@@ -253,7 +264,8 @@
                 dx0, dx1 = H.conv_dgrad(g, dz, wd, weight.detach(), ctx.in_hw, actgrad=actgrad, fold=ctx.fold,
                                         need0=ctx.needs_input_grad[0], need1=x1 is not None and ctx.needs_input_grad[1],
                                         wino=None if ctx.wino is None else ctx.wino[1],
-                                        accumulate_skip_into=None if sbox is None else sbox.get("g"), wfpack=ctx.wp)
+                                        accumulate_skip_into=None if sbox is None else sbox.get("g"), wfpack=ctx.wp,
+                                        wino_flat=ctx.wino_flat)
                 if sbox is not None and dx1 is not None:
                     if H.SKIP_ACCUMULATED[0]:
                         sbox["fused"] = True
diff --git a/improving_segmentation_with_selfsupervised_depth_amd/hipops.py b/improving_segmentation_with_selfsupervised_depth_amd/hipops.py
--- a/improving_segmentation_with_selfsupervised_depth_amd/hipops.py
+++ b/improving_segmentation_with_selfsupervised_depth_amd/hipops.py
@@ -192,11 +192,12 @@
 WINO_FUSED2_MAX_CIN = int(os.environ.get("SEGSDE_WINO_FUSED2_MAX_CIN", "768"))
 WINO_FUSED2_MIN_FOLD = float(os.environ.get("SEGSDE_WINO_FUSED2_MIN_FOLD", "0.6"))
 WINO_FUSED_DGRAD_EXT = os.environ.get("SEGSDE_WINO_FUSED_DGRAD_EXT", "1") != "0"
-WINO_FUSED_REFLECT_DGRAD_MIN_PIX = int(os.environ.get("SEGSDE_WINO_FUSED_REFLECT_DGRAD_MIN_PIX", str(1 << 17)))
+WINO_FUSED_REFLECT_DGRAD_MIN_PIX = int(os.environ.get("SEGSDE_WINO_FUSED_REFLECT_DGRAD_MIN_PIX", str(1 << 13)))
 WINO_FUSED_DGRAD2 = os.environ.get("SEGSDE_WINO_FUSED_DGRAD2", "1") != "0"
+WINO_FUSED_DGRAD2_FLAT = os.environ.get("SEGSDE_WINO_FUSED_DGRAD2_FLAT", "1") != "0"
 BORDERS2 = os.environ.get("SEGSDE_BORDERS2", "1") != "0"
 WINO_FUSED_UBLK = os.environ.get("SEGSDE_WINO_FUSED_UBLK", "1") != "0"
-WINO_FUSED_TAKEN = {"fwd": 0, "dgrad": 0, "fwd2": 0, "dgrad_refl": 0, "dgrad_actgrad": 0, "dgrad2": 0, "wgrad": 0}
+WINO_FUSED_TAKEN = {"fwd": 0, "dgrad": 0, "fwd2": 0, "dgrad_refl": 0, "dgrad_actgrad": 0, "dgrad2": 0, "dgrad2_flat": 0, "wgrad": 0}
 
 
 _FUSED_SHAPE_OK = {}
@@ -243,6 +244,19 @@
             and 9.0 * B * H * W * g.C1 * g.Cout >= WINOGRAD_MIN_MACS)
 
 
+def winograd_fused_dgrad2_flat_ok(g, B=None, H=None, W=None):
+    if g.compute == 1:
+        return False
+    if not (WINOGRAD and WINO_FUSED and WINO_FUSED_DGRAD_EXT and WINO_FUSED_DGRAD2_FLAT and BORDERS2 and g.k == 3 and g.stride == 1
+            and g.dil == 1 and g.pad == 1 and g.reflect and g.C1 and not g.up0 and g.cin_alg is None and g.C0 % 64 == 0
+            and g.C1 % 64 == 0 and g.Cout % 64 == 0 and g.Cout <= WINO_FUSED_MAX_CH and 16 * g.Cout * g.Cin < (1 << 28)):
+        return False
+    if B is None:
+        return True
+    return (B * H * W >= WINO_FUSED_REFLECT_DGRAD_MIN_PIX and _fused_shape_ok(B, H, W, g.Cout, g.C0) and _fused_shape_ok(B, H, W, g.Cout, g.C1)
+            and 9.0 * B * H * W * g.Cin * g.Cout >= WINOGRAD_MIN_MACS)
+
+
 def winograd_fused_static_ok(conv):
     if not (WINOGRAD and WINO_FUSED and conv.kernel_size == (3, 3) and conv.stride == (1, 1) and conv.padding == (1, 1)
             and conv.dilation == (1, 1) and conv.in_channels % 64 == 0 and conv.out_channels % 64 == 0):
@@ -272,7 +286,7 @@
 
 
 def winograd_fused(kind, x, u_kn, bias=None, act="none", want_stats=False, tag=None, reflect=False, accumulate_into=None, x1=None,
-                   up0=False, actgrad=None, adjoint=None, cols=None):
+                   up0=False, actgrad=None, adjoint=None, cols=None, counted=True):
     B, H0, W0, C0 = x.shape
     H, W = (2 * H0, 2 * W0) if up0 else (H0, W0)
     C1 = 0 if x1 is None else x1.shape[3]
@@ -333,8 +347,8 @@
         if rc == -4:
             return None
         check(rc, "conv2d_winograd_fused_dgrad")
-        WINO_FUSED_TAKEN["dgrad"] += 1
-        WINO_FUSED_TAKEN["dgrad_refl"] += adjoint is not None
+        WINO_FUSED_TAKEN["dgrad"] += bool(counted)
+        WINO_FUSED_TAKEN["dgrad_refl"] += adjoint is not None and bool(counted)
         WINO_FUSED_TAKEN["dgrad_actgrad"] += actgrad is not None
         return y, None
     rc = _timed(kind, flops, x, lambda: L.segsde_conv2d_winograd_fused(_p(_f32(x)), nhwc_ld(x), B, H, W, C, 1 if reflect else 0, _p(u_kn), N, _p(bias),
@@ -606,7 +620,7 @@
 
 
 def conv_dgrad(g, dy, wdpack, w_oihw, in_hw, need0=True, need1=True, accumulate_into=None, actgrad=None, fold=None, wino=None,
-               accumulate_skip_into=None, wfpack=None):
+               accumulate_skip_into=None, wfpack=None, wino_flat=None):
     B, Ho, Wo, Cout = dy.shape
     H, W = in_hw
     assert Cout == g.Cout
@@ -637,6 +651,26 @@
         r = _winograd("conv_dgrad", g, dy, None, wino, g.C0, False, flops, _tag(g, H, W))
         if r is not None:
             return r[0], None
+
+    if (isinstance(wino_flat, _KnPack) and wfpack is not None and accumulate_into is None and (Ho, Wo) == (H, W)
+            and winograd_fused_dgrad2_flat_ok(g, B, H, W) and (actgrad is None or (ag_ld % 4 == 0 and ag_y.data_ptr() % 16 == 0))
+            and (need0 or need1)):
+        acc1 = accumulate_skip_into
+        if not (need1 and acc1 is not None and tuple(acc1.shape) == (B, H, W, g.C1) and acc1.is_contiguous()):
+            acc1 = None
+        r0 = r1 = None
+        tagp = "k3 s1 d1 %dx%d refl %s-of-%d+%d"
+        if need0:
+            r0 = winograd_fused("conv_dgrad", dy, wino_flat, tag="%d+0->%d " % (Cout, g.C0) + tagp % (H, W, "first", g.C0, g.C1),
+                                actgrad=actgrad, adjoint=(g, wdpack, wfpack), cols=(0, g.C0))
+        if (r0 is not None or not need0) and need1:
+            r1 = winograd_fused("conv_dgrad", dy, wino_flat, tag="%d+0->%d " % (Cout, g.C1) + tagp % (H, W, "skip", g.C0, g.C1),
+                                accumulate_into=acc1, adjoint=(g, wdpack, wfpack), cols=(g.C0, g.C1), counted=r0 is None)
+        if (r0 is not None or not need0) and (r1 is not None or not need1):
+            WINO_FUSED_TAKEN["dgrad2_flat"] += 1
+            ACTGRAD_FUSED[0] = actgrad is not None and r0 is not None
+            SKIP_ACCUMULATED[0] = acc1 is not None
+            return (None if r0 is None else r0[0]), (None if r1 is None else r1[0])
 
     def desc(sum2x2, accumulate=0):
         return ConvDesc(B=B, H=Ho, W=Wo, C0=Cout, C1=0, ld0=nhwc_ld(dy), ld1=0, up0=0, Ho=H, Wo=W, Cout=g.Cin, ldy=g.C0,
☆ ☆ ☆ ☆
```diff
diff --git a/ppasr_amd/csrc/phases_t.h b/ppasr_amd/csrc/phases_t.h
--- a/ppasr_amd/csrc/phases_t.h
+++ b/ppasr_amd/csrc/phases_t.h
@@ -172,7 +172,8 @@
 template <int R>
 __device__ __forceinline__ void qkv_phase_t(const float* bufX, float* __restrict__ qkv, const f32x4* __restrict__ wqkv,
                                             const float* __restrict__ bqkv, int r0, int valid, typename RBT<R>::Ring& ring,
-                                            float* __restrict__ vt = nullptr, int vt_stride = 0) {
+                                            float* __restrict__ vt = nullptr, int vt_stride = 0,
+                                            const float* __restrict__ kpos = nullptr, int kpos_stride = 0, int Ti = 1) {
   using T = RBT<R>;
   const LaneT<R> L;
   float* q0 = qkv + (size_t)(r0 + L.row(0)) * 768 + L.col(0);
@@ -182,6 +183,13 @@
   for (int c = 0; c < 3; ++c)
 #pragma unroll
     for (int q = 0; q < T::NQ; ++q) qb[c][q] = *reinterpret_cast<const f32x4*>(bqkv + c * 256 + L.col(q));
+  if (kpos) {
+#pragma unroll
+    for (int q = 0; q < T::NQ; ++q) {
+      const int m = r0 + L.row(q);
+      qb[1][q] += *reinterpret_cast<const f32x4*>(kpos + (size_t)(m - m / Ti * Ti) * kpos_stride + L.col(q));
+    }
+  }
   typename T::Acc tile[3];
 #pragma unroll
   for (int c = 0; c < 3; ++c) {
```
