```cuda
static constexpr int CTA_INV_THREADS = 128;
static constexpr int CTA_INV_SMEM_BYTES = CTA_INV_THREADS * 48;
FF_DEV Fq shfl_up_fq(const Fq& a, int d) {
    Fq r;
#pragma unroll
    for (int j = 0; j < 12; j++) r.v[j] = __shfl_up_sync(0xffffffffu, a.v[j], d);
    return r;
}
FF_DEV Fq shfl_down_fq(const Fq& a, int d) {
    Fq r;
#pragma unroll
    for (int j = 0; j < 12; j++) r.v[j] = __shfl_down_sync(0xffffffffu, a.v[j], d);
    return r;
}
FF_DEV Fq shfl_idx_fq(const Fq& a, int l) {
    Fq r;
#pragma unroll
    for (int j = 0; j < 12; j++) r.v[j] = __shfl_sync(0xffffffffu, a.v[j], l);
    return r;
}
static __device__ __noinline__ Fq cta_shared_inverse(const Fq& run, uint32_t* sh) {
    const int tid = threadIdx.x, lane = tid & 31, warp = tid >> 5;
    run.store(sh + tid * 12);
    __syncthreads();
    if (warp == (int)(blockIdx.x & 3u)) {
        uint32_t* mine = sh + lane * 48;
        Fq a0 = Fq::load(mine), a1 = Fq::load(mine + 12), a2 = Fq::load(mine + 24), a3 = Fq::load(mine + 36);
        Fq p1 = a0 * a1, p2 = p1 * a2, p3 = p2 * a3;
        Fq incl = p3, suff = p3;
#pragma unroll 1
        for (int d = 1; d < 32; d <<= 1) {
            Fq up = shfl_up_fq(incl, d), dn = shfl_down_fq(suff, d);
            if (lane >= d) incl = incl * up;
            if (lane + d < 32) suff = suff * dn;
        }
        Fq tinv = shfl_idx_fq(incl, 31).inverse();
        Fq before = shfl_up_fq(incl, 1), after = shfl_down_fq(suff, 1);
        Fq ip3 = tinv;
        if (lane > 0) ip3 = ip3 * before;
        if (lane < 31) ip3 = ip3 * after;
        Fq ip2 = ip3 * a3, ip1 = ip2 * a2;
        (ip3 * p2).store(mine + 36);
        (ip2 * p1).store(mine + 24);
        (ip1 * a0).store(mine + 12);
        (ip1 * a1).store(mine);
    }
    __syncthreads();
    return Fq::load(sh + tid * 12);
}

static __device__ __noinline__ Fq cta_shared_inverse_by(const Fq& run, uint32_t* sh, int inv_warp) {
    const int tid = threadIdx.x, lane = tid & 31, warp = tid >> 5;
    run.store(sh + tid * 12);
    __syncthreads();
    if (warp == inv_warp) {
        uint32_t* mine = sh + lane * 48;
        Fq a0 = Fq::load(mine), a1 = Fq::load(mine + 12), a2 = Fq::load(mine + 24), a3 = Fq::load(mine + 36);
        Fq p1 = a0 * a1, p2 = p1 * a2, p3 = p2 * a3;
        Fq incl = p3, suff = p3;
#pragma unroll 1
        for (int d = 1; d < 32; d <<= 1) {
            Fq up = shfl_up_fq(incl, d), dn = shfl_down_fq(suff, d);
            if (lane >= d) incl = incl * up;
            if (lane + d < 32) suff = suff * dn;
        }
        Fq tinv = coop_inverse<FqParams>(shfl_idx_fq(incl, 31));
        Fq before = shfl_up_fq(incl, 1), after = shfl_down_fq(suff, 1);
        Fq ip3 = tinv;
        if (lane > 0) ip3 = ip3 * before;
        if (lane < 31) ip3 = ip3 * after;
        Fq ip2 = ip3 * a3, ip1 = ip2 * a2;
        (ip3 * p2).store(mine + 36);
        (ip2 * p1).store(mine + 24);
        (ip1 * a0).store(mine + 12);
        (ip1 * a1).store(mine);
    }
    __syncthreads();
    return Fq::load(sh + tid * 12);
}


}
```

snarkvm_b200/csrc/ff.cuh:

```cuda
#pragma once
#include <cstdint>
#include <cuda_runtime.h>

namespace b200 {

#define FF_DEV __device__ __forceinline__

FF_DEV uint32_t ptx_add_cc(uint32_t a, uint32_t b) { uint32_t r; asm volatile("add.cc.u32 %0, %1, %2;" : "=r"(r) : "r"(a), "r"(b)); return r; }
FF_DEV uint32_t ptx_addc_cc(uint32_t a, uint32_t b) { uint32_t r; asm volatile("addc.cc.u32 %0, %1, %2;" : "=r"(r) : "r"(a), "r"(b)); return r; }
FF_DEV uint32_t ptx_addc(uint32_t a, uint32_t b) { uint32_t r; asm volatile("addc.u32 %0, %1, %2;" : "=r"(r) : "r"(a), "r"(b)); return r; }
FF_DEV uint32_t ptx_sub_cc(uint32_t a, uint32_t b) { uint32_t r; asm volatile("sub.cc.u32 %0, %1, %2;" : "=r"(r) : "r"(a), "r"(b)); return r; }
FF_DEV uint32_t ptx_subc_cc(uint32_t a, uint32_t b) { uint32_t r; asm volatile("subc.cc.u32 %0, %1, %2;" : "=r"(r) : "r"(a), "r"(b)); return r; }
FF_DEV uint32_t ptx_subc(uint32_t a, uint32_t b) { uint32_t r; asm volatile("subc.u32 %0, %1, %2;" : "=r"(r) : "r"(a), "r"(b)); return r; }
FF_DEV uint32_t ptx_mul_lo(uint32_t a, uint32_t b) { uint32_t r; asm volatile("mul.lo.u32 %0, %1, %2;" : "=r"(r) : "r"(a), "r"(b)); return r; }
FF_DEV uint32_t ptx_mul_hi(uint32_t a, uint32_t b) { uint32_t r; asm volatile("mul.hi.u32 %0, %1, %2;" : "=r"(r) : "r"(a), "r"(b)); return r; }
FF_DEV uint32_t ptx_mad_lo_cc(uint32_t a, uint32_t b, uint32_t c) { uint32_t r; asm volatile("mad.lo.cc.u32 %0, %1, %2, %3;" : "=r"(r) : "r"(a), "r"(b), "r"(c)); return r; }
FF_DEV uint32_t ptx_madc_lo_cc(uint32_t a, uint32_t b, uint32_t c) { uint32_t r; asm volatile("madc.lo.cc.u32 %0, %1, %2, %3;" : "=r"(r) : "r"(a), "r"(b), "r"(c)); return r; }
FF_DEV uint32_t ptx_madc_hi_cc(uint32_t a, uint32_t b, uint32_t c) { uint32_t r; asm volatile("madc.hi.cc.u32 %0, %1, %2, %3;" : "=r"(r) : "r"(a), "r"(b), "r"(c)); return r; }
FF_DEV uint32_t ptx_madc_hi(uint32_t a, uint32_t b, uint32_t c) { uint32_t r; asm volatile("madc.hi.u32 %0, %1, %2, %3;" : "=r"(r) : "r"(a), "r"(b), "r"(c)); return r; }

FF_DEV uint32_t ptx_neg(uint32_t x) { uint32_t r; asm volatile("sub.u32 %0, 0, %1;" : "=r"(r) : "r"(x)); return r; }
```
☆ ☆ ☆ ☆
# Exercise aim
For the records above, state how many lines contain the word "subc". Give only the number.

# Output below
2